Collected data:
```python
def pack_wino24_weight(wp, cin, cout):
    L = _lib.lib()
    assert wp.shape[1] == 9 * cin and wp.shape[0] >= cout and wp.is_contiguous()
    L.cp_winograd24_weight_floats.restype = ctypes.c_size_t
    n = L.cp_winograd24_weight_floats(cin, cout)
    assert n > 0, "winograd: C must be a multiple of 16"
    u = torch.empty((n,), dtype=torch.float32, device=wp.device)
    _lib.check(L.cp_winograd24_pack_f32(_lib.ptr(wp), _lib.ptr(u), cin, cout, _lib.stream()), "cp_winograd24_pack_f32")
    return u


WINO24 = 24


def wino24_wanted(B, H, W, cin, cout):
    if os.environ.get("CP_WINO24", "1") == "0" or cin % 16 or cin < 32:
        return False
    minc, mincout, minblocks = (int(v) for v in os.environ.get("CP_WINO24_RULE", "32,16,256").split(","))
    blocks = rule_batch(B) * ((H + 15) // 16) * ((W + 15) // 16) * ((cout + 31) // 32)
    return cin >= minc and cout >= mincout and blocks >= minblocks


def dcn_v2(x, om, wp, scale, shift, out, **kw):
    dcn_v2_launch(x, om, wp, scale, shift, out, **kw).run()
    return out


def _pair(v):
    return (int(v[0]), int(v[1])) if isinstance(v, (tuple, list)) else (int(v), int(v))


def dcn_v2_launch(x, om, wp, scale, shift, out, *, cout, kh=3, kw=3, stride=1, pad=1, dil=1, om_sigmoid=True,
                  act=ACT_NONE, out_nchw=False, tile=0, ksplit=0, dg=1):
    B, H, W, C = x.shape
    d = DcnDesc()
    (sy, sx), (py, px), (dy, dx) = _pair(stride), _pair(pad), _pair(dil)
    Ho = (H + 2 * py - (dy * (kh - 1) + 1)) // sy + 1
    Wo = (W + 2 * px - (dx * (kw - 1) + 1)) // sx + 1
    assert om.shape[:3] == (B, Ho, Wo)
    d.B, d.H, d.W, d.C, d.srcLd, d.Ho, d.Wo = B, H, W, C, _ld(x), Ho, Wo
    d.kh, d.kw, d.sy, d.sx, d.py, d.px, d.dily, d.dilx = kh, kw, sy, sx, py, px, dy, dx
    d.K, d.ldw, d.Cout = wp.shape[1], wp.shape[0], cout
    d.omLd, d.omSigmoid = _ld(om), 1 if om_sigmoid else 0
    d.outNCHW = 1 if out_nchw else 0
    d.act, d.tile, d.ksplit, d.dg = act, tile, ksplit, dg
    if ksplit > 1:
        assert tuple(out.shape) == (ksplit, B * Ho * Wo, wp.shape[0]) and out.is_contiguous() and cout == wp.shape[0] and act == ACT_NONE
        d.outLd = wp.shape[0]
    else:
        d.outLd = 0 if out_nchw else _ld(out)
    return Launch("cp_dcn_v2_f32", d, [x, om, wp, scale, shift, out])


def wino_ksplit(B, H, W, cin, cout):
    blocks = rule_batch(B) * ((H + 7) // 8) * ((W + 15) // 16) * ((cout + 31) // 32)
    stages = cin // 16
    S = 1
    while blocks * S < 512 and stages // (2 * S) >= 4:
        S *= 2
    return S if blocks < 256 else 1


def conv_ksplit(M, ldw, K):
    if ldw % 64 != 0:
        return 1
    blocks = ((M + 63) // 64) * (ldw // 64)
    if blocks >= 400:
        return 1
    for S in (2, 3, 4):
        if blocks * S >= 512 and (K // 16) // S >= 16:
            return S
    return 1


def dcn_ksplit(M, ldw, taps=9):
    if ldw % 64 != 0 or taps < 3:
        return 1
    blocks = -(-M // 64) * (ldw // 64)
    return 3 if blocks < 512 else 1


def splitk_reduce_launch(ws, scale, shift, out, *, cout, act=ACT_NONE):
    S, M, ldw = ws.shape
    assert ws.is_contiguous() and out.shape[0] * out.shape[1] * out.shape[2] == M and scale.numel() >= ldw and shift.numel() >= ldw
    return Launch("cp_splitk_reduce_f32", None, [ws, scale, shift, out], [S, M, ldw, act, _ld(out), cout])


def maxpool2d_launch(x, out, k, s, p):
    B, H, W, C = x.shape
    return Launch("cp_maxpool2d_nhwc_f32", None, [x, out], [_ld(x), _ld(out), B, H, W, C, k, s, p])


def maxpool2d(x, out, k, s, p):
    maxpool2d_launch(x, out, k, s, p).run()
    return out


def pack_dw_deconv_weight(w):
    C, _, k, _ = w.shape
    return w.reshape(C, k * k).t().contiguous().float()


def dw_deconv_add_launch(x, wk, add, out, f):
    B, H, W, C = x.shape
    assert wk.is_contiguous()
    return Launch("cp_dw_deconv_add_nhwc_f32", None, [x, wk, add, out],
                  [_ld(x), _ld(add) if add is not None else 0, _ld(out), B, H, W, C, f])


def dw_deconv_add(x, wk, add, out, f):
    dw_deconv_add_launch(x, wk, add, out, f).run()
    return out


def pack_dw_weight(w):
    C, _, k, _ = w.shape
    return w.reshape(C, k * k).t().contiguous().float()


def dwconv2d_launch(x, wk, scale, shift, out, k, stride, pad, act=ACT_NONE):
# ... 214 lines not shown
```

Before: 2255.

## Add staggered two-group schedule for MFMA-phase Winograd head kernels and enable by default

Adds a staggered variant of the fused 3x3+1x1 Winograd head kernel for the second-MFMA-phase (n2>2) forms: the two wave groups run offset tile schedules, so one group's reduction, mid-tile write and 1x1 MFMA phase overlap the other group's main MFMA chunks. For n2==34, per-thread partial sums are parked in LDS to save registers. Wino24 is also enabled by default for heads with n2>32. This adds barriers and LDS traffic, and register pressure may still be a risk.

```diff
diff --git a/centerpose_amd/csrc/head_wino24.hip b/centerpose_amd/csrc/head_wino24.hip
--- a/centerpose_amd/csrc/head_wino24.hip
+++ b/centerpose_amd/csrc/head_wino24.hip
@@ -1,5 +1,9 @@
 #include "igemm.h"
-
+#include <type_traits>
+
+#ifndef HW_SETPRIO
+#define HW_SETPRIO 0
+#endif
 #define HW_THREADS 512
 #define HW_PH 18
 #define HW_PW 18
@@ -16,6 +20,8 @@
 #define HW_MID (256 * HW_LDM)
 #define HW_SMEM_FLOATS (2 * HW_RED)
 #define HW_SMEM_FLOATS_MM (HW_RED + HW_MID > HW_PATCH ? HW_RED + HW_MID : HW_PATCH)
+#define HW_PARK(N2, MM, STAG) ((N2) == 2 && (MM) && (STAG))
+#define HW_SMEM_FLOATS_PARK (2 * HW_RED + HW_THREADS * 8)
 
 typedef float hw_v2 __attribute__((ext_vector_type(2)));
 typedef float hw_v4 __attribute__((ext_vector_type(4)));
@@ -55,10 +61,36 @@
     }
 }
 
+template <class Ride>
+__device__ __forceinline__ void hw_chunk(const int kc, f32x16 (&acc)[3], float4 (&bq)[2][3], const hw_v2 (&vl)[HW_C / 8][3],
+                                         const hw_v2 (&vhh)[HW_C / 8][3], const float* up, int& lin, const int nlin, Ride&& ride)
+{
+    ++lin;
+    const float* un = up + (size_t)(lin < nlin ? lin : nlin - 1) * 1536;
+    __builtin_amdgcn_sched_barrier(0);
+#pragma unroll
+    for (int nu = 0; nu < 3; ++nu) {
+        if (nu == 1) {
+#pragma unroll
+            for (int q = 0; q < 3; ++q) bq[(kc + 1) & 1][q] = ig_ldg4(un + q * 256);
+            __builtin_amdgcn_sched_barrier(0);
+        }
+        if (nu == 2) {
+            ride();
+            __builtin_amdgcn_sched_barrier(0);
+        }
+        const float4 bbv = bq[kc & 1][nu];
+        acc[nu] = __builtin_amdgcn_mfma_f32_32x32x2f32(bbv.x, vl[kc][nu].x, acc[nu], 0, 0, 0);
+        acc[nu] = __builtin_amdgcn_mfma_f32_32x32x2f32(bbv.y, vl[kc][nu].y, acc[nu], 0, 0, 0);
+        acc[nu] = __builtin_amdgcn_mfma_f32_32x32x2f32(bbv.z, vhh[kc][nu].x, acc[nu], 0, 0, 0);
+        acc[nu] = __builtin_amdgcn_mfma_f32_32x32x2f32(bbv.w, vhh[kc][nu].y, acc[nu], 0, 0, 0);
+    }
+    __builtin_amdgcn_sched_barrier(0);
+}
+
 template <int N2, int MM, bool STAG>
 __global__ __launch_bounds__(HW_THREADS, 1) void head_wino24_kernel(const ConvArgs a, const HwGrid gd, const HwHead hd)
 {
-    static_assert(!(STAG && MM), "the second-MFMA-phase form has no staggered variant");
     extern __shared__ __attribute__((aligned(16))) float smem[];
     const int tid = threadIdx.x, lane = tid & 63, wv = __builtin_amdgcn_readfirstlane(tid >> 6);
     const int xi = wv & 3, vh = wv >> 2;
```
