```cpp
#if defined(CP_SEED_DEBUG) || defined(CP_SEED_DEBUG_TAKES)
extern "C" int cp_debug_seed_set(int read)
{ HIPCHK(hipMemcpyToSymbol(HIP_SYMBOL(g_seed_dbg_read),&read,sizeof(int))); return CP_OK; }
extern "C" int cp_debug_seed_get(int *out4, int *recs)
{ HIPCHK(hipDeviceSynchronize());
  HIPCHK(hipMemcpyFromSymbol(out4,HIP_SYMBOL(g_seed_dbg_n),16));
  HIPCHK(hipMemcpyFromSymbol(recs,HIP_SYMBOL(g_seed_dbg),8192*16));
  return CP_OK;
}
#endif
#if defined(CP_SEED_PROF) || defined(CP_PROF_WALK)
static int prof_read(unsigned long long *out, const void *sym, size_t n, bool reset = true)
{ static const unsigned long long z[12] = {0};
  HIPCHK(hipMemcpyFromSymbol(out,sym,n*sizeof(unsigned long long)));
  if (reset) HIPCHK(hipMemcpyToSymbol(sym,z,n*sizeof(unsigned long long)));
  return CP_OK;
}
#endif
#ifdef CP_SEED_PROF
extern "C" int cp_debug_seed_prof(unsigned long long *out8)
{ HIPCHK(hipDeviceSynchronize()); return prof_read(out8,HIP_SYMBOL(g_seed_prof),8); }
#endif
extern "C" int cp_debug_task_counts(cp_workspace *ws, int32_t *out, int64_t nreads)
{ if (!ws || !out || nreads < 0 || nreads > ws->nreads || ws->b.fwc.cap < (size_t)nreads*16)
    return set_err(CP_EINVAL,"cp_debug_task_counts: bad arguments");
  HIPCHK(hipDeviceSynchronize());
  if (nreads > 0) HIPCHK(hipMemcpy(out,ws->b.fwc.p,(size_t)nreads*4*sizeof(int32_t),hipMemcpyDeviceToHost));
  return CP_OK;
}
extern "C" int cp_debug_flag_bytes(cp_workspace *ws, int64_t *out2)
{ if (!ws || !out2) return set_err(CP_EINVAL,"cp_debug_flag_bytes: bad arguments");
  HIPCHK(hipDeviceSynchronize());
  const dbuf *arr[2] = { &ws->b.wall, &ws->b.wall_s };
  for (int a = 0; a < 2; a++)
    { std::vector<uint8_t> h(arr[a]->cap);
      if (arr[a]->cap) HIPCHK(hipMemcpy(h.data(),arr[a]->p,arr[a]->cap,hipMemcpyDeviceToHost));
      int64_t n = 0;
      for (uint8_t v : h) n += v != 0;
      out2[a] = n;
    }
  return CP_OK;
}
#ifdef CP_PROF_WALK
extern "C" int cp_debug_live_prof(unsigned long long *out8)
{ HIPCHK(hipDeviceSynchronize()); return prof_read(out8,HIP_SYMBOL(g_live_prof),8); }
extern "C" int cp_debug_emit_prof(unsigned long long *out8)
{ HIPCHK(hipDeviceSynchronize()); return prof_read(out8,HIP_SYMBOL(g_emit_prof),8); }
extern "C" int cp_debug_unrel_prof(unsigned long long *out8)
{ HIPCHK(hipDeviceSynchronize()); return prof_read(out8,HIP_SYMBOL(g_unrel_prof),8); }
extern "C" int cp_debug_rel_prof(unsigned long long *out12)
{ HIPCHK(hipDeviceSynchronize()); return prof_read(out12,HIP_SYMBOL(g_rel_prof),12); }
extern "C" int cp_debug_phase_prof(unsigned long long *out36)
{ HIPCHK(hipDeviceSynchronize());
  CHK(prof_read(out36,HIP_SYMBOL(g_phase_max),12));
  CHK(prof_read(out36+12,HIP_SYMBOL(g_phase_sum),12));
  return prof_read(out36+24,HIP_SYMBOL(g_phase_arg),12,false);
}
#endif

#include "kmer_table.hip"

#include "kmer_counts.hip"

#include "kmer_sort.hip"

#include "kmer_lookup.hip"

#include "kmer_hits.hip"

#include "kmer_runs.hip"

#include "kmer_setops.hip"

#include "kmer_cmphist.hip"

#include "kmer_hetpairs.hip"

#include "label_tools.hip"
```

classpro_amd/csrc/kernels.hip:

```cpp
#include <hip/hip_runtime.h>
#include <stdint.h>
#include <type_traits>
#include "cp_wall.h"
#include "cp_class.h"
#include "cp_seed.h"

#ifdef CP_BOUNDS
__device__ unsigned long long g_bounds[4];
#endif
#define WAVE 64
#define REL_MAXM 1024
#define UNREL_MAXN 1024
#ifndef REL_SMALL_MAXM
#define REL_SMALL_MAXM 112
#endif
#ifndef UNREL_SMALL_MAXN
#define UNREL_SMALL_MAXN 256
#endif
#define GRP_MAX_PLEN 65535

__device__ __forceinline__ void wave_sync() { __syncthreads(); }
__device__ __forceinline__ void wave_sync_lds()
{ __builtin_amdgcn_fence(__ATOMIC_RELEASE,"wavefront"); __builtin_amdgcn_wave_barrier(); __builtin_amdgcn_fence(__ATOMIC_ACQUIRE,"wavefront"); }

// ... 630 lines not shown
            }
          if (mv != ~0ull) break;
        }
      if (nx > 0 && !done && !flush_x(right ? 0x7fffffff : -1)) return;
      if (!done && (right ? plen < jend : jend == 0))
        { const double pe = pe_i * pe_i;
          if (pe >= CP_PE_THRES_FINAL)
            { if (*midx >= R->ecap) { R->overflow = 1; return; }
              ev.wave_grow(*midx);
              if (lane == 0)
                { cp_eintvl x; x.b = right ? i : 0; x.e = right ? plen : i; x.pe = pe;
                  ev.put(*midx,x);
                  F.fo[q] |= CP_W_PAIRED_M;
                }
              (*midx)++;
              if (*midx >= plen) { R->overflow = 8; return; }
            }
        }
      wave_sync();
    }
}

#define CP_PCLS(e,a)   (((uint32_t)(e) << 3) | ((uint32_t)(a) & 7u))
#define CP_PCLS_END(x) ((int)((x) >> 3))
#define CP_PCLS_CLS(x) (((x) & 7u) == 7u ? -1 : (int)((x) & 7u))

struct cp_rrec { int32_t b, e; uint16_t ccb, cce; int32_t idx; double pe; };
static_assert(sizeof(cp_rrec) == 24,"compact reliable-interval record");
struct cp_ivA { int32_t b, e; uint16_t cb, ce, ccb, cce; };
struct cp_ivB { double pe, peo_b, peo_e; };
struct cp_ivC { uint8_t is_rel; int8_t asgn; };
static_assert(sizeof(cp_ivA) == 16 && sizeof(cp_ivB) == 24 && sizeof(cp_ivC) == 2,"interval records as arrays");
struct cp_soa { cp_ivA *a; cp_ivB *b; cp_ivC *c; };
__device__ __forceinline__ void cp_soa_put(const cp_soa &S, int64_t at, const cp_intvl &I)
{ cp_ivA a; a.b = I.b; a.e = I.e; a.cb = I.cb; a.ce = I.ce; a.ccb = I.ccb; a.cce = I.cce;
  cp_ivB b; b.pe = I.pe; b.peo_b = I.peo_b; b.peo_e = I.peo_e;
  cp_ivC c; c.is_rel = I.is_rel; c.asgn = I.asgn;
  S.a[at] = a; S.b[at] = b; S.c[at] = c;
}
__device__ __forceinline__ cp_intvl cp_soa_get(const cp_soa &S, int64_t at)
{ const cp_ivA a = S.a[at]; const cp_ivB b = S.b[at]; const cp_ivC c = S.c[at];
  cp_intvl I;
  memset(&I,0,sizeof(I));
  I.b = a.b; I.e = a.e; I.cb = a.cb; I.ce = a.ce; I.ccb = a.ccb; I.cce = a.cce;
  I.is_rel = c.is_rel; I.asgn = c.asgn; I.pe = b.pe; I.peo_b = b.peo_b; I.peo_e = b.peo_e;
  return I;
}

#ifdef CP_PROF_WALK
__device__ unsigned long long g_phase_max[12], g_phase_sum[12], g_phase_arg[12];
__device__ unsigned long long g_live_prof[8];
__device__ unsigned long long g_unrel_prof[8];
__device__ unsigned long long g_emit_prof[8];
#ifdef CP_PROF_INNER
#define EM_LT0() unsigned long long em_t = wall_clock64()
#define EM_LT(k) do { unsigned long long t_ = wall_clock64(); if (lane == 0) atomicAdd(&g_emit_prof[k],t_-em_t); em_t = wall_clock64(); } while (0)
#endif
#define PH_STAMP(k) do { if (lane == 0) { unsigned long long t_ = wall_clock64(); unsigned long long d_ = t_-ph_t; ph_t = t_; \
      atomicAdd(&g_phase_sum[k],d_); unsigned long long o_ = atomicMax(&g_phase_max[k],d_); if (d_ > o_) g_phase_arg[k] = ((unsigned long long)r << 32) | (unsigned)n_c; } } while (0)
#elif defined(CP_STOP_AT)
#define PH_STAMP(k) do { if ((k) == CP_STOP_AT) { PH_STOP_EXTRA; return; } } while (0)
#else
#define PH_STAMP(k) ((void)0)
#endif
#ifndef EM_LT0
#define EM_LT0() ((void)0)
#define EM_LT(k) ((void)0)
#endif
#define PH_STOP_EXTRA

struct task_res { double own_pe, lc_v, hc_pe; int lc_j, hc;  };
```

Work order
If the string "stages" appears in a line of the entries, report the line.

Result of the exercise
    stages = cin // 16
    while blocks * S < 512 and stages // (2 * S) >= 4:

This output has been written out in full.